Work required: Your task is to repeat exactly the lines below between the line holding "double* out = dscratch" and the line holding "if (sc > 0)", inclusive, and only those.

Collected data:
###

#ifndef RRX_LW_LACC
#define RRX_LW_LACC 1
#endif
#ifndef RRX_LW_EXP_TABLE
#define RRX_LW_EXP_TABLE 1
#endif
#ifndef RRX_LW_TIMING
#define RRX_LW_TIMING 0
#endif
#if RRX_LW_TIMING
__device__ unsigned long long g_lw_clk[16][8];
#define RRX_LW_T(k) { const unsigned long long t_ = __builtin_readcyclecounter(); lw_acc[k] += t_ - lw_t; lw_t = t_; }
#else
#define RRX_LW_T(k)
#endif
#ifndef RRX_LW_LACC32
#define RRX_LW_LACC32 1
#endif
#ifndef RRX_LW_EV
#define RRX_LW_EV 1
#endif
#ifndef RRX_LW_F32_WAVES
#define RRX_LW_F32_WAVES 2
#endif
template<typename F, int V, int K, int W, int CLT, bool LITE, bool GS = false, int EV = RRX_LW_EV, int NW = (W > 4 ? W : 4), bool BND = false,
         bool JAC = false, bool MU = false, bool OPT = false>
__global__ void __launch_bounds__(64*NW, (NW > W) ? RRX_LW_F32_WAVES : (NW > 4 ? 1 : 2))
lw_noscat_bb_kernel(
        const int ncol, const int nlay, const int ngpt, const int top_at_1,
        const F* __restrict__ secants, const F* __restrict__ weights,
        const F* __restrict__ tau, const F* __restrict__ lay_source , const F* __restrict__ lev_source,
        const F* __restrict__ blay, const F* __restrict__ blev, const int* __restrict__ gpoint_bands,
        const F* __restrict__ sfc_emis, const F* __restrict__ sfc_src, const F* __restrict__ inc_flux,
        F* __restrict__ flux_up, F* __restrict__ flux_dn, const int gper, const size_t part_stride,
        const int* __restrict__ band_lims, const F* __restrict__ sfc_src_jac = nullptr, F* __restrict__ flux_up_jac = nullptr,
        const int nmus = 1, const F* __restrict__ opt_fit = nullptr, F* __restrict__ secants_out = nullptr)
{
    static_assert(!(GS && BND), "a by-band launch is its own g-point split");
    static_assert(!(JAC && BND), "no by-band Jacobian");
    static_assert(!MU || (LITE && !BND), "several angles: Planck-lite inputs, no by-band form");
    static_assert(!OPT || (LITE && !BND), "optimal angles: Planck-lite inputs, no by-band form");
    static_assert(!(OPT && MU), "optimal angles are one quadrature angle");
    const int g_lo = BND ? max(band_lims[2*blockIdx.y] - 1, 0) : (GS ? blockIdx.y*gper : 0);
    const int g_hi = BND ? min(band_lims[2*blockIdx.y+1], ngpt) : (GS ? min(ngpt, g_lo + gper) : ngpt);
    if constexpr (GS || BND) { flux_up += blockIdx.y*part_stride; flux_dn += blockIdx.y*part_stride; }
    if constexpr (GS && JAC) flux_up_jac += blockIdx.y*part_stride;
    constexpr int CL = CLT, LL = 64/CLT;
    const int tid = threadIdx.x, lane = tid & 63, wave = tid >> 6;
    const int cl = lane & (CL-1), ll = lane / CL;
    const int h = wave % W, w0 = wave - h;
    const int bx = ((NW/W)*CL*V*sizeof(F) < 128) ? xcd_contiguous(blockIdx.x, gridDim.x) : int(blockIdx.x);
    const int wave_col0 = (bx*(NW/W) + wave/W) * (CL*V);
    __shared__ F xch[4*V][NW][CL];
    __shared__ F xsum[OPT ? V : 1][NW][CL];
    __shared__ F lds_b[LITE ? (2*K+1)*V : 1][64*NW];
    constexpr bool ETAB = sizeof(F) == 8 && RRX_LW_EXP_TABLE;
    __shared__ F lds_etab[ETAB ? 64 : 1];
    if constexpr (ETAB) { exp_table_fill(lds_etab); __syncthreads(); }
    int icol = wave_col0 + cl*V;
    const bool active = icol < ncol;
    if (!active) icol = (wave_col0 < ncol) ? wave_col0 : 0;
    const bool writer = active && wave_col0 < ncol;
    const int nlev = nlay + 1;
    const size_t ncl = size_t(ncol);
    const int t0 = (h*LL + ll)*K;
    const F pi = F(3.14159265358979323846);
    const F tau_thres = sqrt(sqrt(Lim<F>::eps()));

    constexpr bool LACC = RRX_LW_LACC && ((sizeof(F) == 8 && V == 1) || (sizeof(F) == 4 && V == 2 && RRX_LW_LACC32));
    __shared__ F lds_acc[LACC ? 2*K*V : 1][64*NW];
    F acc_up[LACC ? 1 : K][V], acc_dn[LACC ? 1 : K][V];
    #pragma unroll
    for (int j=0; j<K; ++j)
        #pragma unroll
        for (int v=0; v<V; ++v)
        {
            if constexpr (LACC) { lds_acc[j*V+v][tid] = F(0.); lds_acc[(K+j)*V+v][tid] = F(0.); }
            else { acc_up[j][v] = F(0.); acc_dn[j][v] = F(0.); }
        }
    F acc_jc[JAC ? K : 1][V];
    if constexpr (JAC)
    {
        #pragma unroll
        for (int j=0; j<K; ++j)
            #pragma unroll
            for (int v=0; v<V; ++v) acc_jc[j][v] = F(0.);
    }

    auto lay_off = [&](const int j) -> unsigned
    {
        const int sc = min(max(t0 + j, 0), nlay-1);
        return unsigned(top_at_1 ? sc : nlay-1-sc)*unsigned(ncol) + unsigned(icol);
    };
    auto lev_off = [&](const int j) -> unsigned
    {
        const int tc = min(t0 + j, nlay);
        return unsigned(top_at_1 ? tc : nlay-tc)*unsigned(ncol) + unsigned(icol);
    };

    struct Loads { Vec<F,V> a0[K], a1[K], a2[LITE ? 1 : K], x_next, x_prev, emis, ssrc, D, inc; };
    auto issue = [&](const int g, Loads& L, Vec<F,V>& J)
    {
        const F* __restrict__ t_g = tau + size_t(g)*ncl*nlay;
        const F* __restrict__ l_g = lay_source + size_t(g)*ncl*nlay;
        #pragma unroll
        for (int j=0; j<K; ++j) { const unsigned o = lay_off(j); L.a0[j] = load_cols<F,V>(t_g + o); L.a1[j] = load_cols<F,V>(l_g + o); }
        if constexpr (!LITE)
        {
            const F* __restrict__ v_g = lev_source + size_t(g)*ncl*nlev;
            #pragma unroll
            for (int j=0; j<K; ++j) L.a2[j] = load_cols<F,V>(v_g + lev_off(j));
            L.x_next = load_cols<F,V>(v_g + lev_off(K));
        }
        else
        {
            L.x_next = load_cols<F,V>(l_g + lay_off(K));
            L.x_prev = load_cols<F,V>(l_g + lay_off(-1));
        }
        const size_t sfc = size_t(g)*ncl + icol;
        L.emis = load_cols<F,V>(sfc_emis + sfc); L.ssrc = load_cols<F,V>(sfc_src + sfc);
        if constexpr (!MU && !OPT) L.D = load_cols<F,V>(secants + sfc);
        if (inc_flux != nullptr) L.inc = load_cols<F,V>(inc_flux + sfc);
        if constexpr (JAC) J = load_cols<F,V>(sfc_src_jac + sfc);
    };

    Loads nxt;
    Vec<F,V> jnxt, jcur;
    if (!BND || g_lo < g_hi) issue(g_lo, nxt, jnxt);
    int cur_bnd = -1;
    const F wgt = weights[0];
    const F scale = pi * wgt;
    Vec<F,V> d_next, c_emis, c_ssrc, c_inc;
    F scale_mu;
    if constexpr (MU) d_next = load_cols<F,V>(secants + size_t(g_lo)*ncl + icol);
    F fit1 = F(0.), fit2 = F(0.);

###

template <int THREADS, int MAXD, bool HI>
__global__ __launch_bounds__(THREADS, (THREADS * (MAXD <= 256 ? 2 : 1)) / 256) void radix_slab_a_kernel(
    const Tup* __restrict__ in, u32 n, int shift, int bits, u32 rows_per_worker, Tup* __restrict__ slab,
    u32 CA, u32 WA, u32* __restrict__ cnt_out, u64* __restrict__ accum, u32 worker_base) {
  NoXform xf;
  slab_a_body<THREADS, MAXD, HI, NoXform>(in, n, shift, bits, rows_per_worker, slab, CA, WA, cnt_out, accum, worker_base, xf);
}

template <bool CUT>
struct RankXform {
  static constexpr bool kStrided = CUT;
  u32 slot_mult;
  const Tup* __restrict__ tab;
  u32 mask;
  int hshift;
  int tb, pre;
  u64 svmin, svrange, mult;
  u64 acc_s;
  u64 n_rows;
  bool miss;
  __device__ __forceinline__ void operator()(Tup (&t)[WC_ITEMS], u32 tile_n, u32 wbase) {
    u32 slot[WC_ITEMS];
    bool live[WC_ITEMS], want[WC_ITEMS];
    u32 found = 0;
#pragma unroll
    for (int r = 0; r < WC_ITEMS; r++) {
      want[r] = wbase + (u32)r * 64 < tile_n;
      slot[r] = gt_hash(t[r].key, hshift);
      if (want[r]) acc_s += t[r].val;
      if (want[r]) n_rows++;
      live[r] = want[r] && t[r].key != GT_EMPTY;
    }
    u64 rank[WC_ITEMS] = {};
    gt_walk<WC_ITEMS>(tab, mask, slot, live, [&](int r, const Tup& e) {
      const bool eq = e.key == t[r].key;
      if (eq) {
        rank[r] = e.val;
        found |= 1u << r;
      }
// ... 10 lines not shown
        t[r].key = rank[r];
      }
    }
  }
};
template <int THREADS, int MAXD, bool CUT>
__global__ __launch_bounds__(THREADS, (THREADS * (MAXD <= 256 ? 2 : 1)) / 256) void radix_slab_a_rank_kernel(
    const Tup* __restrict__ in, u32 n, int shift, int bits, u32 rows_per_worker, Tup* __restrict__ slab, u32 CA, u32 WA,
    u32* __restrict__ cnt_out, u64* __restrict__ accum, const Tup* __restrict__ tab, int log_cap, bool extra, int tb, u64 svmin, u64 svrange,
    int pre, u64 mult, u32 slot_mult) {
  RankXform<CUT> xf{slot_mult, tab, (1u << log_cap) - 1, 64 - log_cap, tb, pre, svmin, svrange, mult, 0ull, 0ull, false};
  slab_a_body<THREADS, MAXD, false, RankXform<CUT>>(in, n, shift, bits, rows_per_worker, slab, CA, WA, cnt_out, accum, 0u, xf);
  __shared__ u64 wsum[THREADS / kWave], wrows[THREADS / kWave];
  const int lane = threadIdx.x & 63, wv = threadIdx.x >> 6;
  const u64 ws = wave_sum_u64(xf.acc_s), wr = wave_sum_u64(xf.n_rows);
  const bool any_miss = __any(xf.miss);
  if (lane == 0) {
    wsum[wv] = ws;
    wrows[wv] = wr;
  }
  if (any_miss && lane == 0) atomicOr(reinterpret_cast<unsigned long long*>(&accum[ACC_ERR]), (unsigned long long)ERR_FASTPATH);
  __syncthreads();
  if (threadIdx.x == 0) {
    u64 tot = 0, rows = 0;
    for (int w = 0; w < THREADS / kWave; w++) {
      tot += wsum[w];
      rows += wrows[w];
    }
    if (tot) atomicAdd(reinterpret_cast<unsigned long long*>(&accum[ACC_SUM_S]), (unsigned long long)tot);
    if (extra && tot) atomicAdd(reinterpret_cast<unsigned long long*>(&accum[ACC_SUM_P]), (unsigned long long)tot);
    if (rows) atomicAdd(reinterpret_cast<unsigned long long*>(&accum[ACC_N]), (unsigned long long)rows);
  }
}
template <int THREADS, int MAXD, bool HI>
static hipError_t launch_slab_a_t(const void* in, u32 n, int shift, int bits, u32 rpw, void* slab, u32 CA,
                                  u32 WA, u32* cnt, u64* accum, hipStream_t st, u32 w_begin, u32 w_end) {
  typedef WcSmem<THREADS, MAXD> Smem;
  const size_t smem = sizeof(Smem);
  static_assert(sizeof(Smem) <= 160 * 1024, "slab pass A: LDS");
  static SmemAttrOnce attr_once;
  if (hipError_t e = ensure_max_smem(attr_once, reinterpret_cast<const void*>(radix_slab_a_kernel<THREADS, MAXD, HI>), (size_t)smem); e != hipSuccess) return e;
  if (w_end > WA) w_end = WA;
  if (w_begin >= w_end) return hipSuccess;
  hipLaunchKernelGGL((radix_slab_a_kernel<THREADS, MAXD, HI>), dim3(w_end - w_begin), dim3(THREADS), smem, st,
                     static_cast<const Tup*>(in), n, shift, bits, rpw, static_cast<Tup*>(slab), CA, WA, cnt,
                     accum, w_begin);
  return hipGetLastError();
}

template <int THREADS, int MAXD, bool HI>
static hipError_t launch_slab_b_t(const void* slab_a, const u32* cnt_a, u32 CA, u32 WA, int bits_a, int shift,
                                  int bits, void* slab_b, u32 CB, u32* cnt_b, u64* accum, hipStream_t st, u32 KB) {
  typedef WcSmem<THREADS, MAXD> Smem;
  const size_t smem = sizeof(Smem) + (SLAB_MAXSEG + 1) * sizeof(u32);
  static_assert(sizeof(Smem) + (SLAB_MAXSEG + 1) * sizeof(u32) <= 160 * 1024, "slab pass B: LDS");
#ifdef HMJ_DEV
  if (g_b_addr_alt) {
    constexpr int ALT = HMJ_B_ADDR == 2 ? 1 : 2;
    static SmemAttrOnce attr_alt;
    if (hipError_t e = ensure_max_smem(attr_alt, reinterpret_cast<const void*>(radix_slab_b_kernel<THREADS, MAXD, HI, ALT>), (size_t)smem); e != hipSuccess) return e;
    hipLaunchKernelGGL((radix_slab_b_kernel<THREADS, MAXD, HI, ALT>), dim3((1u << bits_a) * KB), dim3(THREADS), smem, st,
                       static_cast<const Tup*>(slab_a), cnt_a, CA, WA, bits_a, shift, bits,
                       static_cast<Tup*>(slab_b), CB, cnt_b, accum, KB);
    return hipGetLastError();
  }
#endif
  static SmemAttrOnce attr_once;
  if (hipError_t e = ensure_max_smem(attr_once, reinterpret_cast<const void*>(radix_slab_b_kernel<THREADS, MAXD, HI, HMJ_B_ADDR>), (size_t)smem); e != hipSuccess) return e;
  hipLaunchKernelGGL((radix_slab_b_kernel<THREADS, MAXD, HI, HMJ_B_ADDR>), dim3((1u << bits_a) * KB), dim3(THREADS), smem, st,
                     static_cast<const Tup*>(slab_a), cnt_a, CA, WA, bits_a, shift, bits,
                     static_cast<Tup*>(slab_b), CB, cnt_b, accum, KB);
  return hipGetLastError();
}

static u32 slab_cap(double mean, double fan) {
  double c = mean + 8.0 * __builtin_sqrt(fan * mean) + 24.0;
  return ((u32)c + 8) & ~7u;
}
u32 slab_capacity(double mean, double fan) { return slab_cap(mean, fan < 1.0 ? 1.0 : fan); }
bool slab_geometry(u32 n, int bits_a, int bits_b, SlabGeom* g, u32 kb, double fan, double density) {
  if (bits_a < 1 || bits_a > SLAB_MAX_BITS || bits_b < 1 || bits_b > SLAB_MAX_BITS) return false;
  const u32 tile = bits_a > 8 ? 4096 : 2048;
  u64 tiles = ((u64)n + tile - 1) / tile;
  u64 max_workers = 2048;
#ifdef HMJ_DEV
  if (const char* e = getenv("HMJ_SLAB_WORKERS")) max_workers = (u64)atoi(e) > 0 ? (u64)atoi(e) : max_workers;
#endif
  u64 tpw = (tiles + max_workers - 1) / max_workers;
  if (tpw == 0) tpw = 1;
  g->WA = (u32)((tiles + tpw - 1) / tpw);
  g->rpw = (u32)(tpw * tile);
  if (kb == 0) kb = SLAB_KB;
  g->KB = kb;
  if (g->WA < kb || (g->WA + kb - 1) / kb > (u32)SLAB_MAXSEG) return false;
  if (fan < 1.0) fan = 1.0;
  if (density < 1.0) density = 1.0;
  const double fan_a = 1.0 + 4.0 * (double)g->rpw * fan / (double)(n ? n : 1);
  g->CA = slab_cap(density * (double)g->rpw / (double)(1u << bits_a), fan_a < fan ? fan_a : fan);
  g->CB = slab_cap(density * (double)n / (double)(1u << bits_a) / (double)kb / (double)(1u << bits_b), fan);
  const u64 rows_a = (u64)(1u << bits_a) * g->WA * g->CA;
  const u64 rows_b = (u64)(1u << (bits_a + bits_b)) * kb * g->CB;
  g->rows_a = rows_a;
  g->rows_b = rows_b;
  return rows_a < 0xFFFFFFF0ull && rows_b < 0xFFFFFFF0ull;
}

###

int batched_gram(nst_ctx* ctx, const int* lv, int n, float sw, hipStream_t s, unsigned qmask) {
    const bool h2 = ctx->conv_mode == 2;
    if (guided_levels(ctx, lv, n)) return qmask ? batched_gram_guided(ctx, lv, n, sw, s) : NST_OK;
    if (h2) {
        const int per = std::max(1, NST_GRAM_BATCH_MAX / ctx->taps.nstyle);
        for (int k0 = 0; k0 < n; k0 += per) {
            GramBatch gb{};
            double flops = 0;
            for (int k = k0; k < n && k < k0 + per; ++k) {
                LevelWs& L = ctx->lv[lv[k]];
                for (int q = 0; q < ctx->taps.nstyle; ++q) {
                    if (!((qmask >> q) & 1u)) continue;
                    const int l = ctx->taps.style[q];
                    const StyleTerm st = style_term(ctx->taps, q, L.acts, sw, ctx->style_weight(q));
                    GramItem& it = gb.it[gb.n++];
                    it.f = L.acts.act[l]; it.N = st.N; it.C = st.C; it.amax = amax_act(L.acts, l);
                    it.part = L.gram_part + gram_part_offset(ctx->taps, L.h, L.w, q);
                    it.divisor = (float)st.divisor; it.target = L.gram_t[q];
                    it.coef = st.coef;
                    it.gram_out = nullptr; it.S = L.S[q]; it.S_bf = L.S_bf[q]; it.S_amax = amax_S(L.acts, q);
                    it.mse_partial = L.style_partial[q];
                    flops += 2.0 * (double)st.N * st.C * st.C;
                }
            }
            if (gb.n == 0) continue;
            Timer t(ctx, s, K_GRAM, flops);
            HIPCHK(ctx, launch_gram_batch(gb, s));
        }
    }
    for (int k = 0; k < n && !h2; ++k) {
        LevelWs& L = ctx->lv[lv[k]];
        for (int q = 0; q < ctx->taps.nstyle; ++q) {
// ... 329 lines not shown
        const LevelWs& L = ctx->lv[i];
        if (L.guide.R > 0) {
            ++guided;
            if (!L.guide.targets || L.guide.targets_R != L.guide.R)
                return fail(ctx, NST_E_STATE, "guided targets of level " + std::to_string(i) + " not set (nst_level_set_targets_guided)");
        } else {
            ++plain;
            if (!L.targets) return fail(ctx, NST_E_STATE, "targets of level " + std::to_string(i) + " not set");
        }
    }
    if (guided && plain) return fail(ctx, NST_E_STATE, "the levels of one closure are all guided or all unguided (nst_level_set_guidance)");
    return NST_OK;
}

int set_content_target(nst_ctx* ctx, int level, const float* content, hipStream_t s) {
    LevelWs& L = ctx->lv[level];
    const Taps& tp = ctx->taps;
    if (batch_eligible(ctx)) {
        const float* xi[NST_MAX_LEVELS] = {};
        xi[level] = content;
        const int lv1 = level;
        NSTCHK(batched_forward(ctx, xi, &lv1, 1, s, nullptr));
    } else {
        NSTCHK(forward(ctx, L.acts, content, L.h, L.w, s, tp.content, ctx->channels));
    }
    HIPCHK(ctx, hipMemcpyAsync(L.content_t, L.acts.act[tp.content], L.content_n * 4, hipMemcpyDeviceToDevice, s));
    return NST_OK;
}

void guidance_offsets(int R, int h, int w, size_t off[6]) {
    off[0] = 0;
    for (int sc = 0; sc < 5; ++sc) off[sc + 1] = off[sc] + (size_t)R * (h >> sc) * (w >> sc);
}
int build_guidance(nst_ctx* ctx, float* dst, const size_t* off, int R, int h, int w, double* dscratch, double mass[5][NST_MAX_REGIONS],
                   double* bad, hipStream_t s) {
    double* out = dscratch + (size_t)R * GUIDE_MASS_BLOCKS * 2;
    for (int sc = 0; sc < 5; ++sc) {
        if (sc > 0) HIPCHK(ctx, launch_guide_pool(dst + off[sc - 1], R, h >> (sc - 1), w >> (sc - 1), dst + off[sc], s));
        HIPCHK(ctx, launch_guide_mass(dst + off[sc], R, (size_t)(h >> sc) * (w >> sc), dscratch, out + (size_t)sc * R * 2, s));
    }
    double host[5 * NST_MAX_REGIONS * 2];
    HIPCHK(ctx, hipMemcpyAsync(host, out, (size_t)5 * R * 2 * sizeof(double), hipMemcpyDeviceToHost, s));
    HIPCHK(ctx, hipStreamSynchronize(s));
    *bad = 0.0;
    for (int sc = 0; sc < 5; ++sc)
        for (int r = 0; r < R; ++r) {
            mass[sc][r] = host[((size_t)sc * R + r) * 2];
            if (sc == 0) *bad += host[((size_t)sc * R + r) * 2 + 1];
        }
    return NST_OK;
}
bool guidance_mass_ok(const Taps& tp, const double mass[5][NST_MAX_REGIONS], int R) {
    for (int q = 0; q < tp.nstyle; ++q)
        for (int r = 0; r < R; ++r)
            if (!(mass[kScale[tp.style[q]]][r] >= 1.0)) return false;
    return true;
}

###

Answer for this exercise:
    double* out = dscratch + (size_t)R * GUIDE_MASS_BLOCKS * 2;
    for (int sc = 0; sc < 5; ++sc) {
        if (sc > 0) HIPCHK(ctx, launch_guide_pool(dst + off[sc - 1], R, h >> (sc - 1), w >> (sc - 1), dst + off[sc], s));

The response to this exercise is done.